[Records from a dataset]
+ + + + +

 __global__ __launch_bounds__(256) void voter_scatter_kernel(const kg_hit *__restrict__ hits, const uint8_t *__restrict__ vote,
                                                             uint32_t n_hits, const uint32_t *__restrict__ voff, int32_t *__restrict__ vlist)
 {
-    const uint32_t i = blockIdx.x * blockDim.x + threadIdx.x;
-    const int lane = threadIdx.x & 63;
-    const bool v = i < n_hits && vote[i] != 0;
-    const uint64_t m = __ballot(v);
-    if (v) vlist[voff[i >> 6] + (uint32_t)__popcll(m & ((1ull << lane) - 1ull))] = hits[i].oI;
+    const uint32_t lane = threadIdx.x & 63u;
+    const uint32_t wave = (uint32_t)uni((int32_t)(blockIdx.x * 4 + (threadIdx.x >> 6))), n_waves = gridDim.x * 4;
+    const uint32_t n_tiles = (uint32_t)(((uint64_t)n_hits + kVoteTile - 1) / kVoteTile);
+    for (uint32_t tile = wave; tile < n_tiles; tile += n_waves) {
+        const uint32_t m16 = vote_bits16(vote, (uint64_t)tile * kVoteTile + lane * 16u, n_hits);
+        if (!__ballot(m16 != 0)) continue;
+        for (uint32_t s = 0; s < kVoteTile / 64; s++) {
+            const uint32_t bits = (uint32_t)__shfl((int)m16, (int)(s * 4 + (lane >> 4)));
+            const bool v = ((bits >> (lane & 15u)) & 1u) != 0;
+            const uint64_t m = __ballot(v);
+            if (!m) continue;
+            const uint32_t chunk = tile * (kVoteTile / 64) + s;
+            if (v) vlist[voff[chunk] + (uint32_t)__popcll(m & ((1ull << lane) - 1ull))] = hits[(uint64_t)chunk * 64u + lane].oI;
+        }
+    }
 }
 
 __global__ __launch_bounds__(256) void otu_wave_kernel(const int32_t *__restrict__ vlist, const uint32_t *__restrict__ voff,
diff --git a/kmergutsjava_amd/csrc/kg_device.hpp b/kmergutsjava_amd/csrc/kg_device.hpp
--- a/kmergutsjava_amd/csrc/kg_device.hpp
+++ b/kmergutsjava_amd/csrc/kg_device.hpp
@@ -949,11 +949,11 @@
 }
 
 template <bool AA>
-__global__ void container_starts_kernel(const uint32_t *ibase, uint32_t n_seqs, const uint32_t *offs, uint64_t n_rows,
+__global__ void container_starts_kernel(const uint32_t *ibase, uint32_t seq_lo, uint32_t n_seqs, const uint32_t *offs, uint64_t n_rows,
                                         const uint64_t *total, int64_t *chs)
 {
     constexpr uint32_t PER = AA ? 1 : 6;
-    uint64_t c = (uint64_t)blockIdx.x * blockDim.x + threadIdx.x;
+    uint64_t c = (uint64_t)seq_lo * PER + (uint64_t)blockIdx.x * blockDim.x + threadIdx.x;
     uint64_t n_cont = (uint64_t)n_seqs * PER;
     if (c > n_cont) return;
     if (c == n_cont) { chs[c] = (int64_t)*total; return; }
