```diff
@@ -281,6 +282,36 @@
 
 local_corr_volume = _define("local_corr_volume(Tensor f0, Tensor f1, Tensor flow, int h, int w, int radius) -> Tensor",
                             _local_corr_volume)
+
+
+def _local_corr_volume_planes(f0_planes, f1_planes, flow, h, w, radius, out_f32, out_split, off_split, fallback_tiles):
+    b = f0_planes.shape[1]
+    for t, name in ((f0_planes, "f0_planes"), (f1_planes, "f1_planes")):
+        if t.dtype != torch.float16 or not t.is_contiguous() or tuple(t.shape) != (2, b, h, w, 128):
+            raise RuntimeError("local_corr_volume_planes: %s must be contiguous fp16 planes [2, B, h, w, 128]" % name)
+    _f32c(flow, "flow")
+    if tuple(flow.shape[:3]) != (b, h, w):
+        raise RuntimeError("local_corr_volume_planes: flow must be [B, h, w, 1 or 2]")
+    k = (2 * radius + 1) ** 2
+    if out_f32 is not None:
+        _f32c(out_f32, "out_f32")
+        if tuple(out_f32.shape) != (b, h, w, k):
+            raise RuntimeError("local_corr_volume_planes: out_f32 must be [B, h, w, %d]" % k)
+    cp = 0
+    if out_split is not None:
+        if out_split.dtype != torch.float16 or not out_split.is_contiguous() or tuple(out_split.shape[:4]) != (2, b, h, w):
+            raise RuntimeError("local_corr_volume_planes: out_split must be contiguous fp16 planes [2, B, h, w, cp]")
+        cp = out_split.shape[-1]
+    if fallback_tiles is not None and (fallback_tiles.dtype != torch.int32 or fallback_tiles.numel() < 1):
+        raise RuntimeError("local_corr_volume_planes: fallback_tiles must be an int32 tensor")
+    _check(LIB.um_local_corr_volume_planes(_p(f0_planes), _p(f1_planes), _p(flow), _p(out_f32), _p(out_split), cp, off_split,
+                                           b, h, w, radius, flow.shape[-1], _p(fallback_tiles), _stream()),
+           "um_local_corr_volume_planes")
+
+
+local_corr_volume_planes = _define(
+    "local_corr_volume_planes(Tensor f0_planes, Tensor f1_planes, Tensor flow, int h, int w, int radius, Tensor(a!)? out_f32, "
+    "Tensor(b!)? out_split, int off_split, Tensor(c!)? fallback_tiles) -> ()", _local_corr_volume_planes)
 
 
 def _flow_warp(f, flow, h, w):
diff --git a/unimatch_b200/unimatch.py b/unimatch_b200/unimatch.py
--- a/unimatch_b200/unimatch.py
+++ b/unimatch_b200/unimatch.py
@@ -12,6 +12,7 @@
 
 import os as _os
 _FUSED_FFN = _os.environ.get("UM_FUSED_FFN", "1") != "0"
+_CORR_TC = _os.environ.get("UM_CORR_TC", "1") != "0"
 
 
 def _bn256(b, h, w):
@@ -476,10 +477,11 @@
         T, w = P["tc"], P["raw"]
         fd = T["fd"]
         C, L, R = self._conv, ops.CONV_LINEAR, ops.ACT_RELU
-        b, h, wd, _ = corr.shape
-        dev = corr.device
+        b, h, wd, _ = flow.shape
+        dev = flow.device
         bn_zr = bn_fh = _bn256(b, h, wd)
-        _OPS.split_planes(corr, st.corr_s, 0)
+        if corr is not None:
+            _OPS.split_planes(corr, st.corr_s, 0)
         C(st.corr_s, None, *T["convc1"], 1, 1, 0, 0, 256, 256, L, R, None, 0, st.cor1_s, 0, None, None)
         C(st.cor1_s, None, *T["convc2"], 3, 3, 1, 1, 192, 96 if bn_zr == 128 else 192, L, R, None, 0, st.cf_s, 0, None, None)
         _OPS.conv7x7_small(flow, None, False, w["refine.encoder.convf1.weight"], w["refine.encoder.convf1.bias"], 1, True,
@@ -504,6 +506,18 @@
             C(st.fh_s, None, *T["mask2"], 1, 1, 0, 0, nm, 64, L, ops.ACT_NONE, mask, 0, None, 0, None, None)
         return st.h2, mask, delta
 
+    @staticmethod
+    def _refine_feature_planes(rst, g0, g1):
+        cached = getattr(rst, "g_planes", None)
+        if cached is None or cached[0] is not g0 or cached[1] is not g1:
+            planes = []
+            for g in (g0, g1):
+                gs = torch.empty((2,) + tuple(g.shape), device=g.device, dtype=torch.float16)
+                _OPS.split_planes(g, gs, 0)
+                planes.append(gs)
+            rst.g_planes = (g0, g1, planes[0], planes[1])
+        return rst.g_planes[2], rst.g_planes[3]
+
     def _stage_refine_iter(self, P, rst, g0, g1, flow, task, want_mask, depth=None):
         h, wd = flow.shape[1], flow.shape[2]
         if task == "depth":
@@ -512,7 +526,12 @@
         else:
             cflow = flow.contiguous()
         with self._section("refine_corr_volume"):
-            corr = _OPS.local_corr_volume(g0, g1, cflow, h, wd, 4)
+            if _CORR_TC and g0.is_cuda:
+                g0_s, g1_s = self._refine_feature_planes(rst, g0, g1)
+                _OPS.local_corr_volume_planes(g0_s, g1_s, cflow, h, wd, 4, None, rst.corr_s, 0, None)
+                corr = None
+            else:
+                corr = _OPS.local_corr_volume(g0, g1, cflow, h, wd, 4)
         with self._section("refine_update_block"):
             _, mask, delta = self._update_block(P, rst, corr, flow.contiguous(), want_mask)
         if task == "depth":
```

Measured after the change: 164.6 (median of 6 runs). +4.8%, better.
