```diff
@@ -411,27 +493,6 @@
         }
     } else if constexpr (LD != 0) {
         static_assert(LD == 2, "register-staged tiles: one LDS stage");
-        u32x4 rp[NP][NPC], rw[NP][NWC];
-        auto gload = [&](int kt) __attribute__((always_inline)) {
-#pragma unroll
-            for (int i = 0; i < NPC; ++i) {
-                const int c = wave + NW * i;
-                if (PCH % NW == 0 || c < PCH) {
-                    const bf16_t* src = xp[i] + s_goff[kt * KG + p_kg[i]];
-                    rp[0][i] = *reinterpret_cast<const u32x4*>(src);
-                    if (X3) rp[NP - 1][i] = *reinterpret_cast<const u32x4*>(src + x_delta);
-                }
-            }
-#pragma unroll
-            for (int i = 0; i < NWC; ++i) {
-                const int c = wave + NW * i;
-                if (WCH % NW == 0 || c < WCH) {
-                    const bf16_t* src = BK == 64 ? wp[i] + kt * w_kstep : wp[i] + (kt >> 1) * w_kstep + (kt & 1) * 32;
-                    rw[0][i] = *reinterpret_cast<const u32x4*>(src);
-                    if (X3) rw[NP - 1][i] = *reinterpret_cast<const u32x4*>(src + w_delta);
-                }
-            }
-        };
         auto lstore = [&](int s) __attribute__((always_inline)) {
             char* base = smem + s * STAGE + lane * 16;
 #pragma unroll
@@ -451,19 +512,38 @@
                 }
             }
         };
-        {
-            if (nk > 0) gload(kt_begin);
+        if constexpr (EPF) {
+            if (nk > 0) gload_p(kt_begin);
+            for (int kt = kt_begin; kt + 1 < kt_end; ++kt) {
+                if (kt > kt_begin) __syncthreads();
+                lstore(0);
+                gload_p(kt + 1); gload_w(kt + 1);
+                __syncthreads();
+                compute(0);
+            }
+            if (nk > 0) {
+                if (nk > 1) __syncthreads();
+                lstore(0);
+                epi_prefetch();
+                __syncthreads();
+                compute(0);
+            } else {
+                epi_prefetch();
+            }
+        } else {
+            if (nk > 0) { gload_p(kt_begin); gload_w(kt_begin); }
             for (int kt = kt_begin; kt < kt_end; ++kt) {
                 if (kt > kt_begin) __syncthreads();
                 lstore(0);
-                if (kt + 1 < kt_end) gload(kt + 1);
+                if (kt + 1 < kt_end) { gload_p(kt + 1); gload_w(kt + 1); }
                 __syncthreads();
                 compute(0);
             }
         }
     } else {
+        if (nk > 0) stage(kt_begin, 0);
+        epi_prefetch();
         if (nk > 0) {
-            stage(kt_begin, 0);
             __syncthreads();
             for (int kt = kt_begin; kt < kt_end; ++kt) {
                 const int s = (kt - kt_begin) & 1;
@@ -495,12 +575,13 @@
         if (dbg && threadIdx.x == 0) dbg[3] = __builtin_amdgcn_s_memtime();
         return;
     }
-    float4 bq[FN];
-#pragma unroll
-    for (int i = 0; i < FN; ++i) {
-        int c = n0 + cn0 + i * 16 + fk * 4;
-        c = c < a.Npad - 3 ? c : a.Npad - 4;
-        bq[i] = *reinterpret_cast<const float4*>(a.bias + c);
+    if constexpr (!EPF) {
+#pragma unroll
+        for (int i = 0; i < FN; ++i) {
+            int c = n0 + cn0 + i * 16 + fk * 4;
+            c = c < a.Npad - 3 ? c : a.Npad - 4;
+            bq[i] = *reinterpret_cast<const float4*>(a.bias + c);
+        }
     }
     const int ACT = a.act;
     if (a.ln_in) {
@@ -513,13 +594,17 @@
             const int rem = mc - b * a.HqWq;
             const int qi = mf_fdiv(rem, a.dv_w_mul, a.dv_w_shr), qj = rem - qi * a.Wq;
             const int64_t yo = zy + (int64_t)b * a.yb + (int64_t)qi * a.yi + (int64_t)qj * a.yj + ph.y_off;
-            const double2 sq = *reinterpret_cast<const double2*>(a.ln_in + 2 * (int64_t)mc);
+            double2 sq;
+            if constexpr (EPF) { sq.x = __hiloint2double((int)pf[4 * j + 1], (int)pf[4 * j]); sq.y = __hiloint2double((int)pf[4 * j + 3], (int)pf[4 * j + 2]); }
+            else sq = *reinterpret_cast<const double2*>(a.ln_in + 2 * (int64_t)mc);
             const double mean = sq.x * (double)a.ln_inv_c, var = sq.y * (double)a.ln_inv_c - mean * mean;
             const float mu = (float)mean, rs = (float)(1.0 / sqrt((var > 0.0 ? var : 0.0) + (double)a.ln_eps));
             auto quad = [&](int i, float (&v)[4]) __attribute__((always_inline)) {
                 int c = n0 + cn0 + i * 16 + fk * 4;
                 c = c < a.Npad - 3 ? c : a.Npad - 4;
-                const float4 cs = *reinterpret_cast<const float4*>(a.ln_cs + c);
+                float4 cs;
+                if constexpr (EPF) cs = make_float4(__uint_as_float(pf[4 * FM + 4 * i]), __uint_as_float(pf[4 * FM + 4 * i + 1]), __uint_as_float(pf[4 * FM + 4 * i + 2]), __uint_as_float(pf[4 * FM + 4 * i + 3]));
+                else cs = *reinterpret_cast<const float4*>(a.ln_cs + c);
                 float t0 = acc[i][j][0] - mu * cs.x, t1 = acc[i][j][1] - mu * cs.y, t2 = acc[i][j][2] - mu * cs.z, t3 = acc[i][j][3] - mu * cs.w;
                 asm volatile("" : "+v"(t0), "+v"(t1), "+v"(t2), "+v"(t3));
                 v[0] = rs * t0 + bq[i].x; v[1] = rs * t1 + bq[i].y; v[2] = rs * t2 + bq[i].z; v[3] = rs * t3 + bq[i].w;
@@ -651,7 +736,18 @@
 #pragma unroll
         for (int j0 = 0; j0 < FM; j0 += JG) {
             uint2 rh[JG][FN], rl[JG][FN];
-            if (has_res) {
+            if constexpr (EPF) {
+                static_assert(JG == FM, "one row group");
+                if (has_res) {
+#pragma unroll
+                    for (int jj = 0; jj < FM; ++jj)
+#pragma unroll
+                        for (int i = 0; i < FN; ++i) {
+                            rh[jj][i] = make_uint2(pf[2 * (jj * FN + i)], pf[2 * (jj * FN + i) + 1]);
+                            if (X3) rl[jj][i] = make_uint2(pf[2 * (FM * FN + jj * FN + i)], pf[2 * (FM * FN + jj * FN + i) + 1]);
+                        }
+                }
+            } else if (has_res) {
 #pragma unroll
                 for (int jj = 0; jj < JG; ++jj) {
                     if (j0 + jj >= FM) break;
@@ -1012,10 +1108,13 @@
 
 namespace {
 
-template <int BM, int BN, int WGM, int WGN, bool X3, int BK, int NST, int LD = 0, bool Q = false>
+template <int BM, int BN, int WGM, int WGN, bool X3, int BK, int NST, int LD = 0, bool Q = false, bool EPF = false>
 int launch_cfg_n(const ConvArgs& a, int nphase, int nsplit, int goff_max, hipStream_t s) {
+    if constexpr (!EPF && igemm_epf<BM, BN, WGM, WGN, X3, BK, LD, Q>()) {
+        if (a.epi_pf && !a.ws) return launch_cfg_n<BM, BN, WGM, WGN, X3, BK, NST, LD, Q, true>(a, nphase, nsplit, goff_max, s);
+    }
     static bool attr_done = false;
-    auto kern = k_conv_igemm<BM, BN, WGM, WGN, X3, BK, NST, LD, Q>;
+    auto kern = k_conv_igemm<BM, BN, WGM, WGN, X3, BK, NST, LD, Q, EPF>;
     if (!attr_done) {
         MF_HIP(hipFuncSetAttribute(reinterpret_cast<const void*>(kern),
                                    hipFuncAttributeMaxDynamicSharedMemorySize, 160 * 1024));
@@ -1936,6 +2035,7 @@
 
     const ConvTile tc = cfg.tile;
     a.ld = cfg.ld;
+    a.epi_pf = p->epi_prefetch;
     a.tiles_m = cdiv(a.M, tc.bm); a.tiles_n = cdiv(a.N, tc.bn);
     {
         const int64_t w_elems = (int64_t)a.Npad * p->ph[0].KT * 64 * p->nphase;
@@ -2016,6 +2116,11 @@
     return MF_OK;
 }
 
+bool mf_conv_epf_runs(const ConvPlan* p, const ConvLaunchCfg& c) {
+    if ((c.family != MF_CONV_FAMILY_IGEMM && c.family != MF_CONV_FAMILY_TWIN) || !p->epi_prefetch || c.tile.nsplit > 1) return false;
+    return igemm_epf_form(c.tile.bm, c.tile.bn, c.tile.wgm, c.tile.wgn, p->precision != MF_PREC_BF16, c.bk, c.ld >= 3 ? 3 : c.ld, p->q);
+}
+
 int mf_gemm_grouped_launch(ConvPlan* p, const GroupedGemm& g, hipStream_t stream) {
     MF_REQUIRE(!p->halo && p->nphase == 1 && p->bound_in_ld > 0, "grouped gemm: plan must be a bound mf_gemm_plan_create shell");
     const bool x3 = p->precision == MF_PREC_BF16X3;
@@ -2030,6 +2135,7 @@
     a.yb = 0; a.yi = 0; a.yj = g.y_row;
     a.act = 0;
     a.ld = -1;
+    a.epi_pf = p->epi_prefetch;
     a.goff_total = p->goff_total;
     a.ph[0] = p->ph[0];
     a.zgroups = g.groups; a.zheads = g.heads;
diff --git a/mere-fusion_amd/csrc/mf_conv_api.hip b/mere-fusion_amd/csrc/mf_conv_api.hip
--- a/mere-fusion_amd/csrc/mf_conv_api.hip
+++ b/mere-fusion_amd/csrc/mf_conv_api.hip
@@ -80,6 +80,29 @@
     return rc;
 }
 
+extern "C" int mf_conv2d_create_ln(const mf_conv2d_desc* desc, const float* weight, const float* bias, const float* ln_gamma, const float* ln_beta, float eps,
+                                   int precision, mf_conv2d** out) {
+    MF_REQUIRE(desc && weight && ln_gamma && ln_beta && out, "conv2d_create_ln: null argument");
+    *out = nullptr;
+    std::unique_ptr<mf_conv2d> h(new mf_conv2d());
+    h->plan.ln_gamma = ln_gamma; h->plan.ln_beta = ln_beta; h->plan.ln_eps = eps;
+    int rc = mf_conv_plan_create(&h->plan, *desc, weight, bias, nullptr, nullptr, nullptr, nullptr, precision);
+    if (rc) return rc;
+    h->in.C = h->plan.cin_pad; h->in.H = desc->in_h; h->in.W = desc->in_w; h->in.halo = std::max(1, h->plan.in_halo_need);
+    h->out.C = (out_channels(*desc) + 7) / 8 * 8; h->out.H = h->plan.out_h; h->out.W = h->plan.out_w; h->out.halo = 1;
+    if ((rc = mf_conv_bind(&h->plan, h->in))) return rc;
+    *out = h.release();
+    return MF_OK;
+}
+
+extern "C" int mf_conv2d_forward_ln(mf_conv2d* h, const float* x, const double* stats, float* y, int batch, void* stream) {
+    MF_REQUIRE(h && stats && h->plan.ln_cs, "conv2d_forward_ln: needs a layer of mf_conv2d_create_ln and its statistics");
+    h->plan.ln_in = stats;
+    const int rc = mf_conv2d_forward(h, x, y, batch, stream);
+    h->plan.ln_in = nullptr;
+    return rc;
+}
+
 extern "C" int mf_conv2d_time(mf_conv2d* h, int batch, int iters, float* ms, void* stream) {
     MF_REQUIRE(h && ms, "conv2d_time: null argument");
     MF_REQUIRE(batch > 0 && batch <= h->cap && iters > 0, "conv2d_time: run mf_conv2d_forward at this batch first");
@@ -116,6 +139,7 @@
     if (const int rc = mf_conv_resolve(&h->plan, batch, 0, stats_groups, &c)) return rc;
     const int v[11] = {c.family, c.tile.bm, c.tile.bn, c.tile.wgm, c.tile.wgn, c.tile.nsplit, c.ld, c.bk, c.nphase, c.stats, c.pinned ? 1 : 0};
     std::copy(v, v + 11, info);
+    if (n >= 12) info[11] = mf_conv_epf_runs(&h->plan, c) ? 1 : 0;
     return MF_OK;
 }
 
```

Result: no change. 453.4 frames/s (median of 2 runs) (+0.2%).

+ + + + +

**EXERCISE OBJECTIVE:** Copy out, in full, each line above that has the word "Npad" in it.

**RESPONSE TO THE TASK:**
-        c = c < a.Npad - 3 ? c : a.Npad - 4;
+            c = c < a.Npad - 3 ? c : a.Npad - 4;
                 c = c < a.Npad - 3 ? c : a.Npad - 4;
         const int64_t w_elems = (int64_t)a.Npad * p->ph[0].KT * 64 * p->nphase;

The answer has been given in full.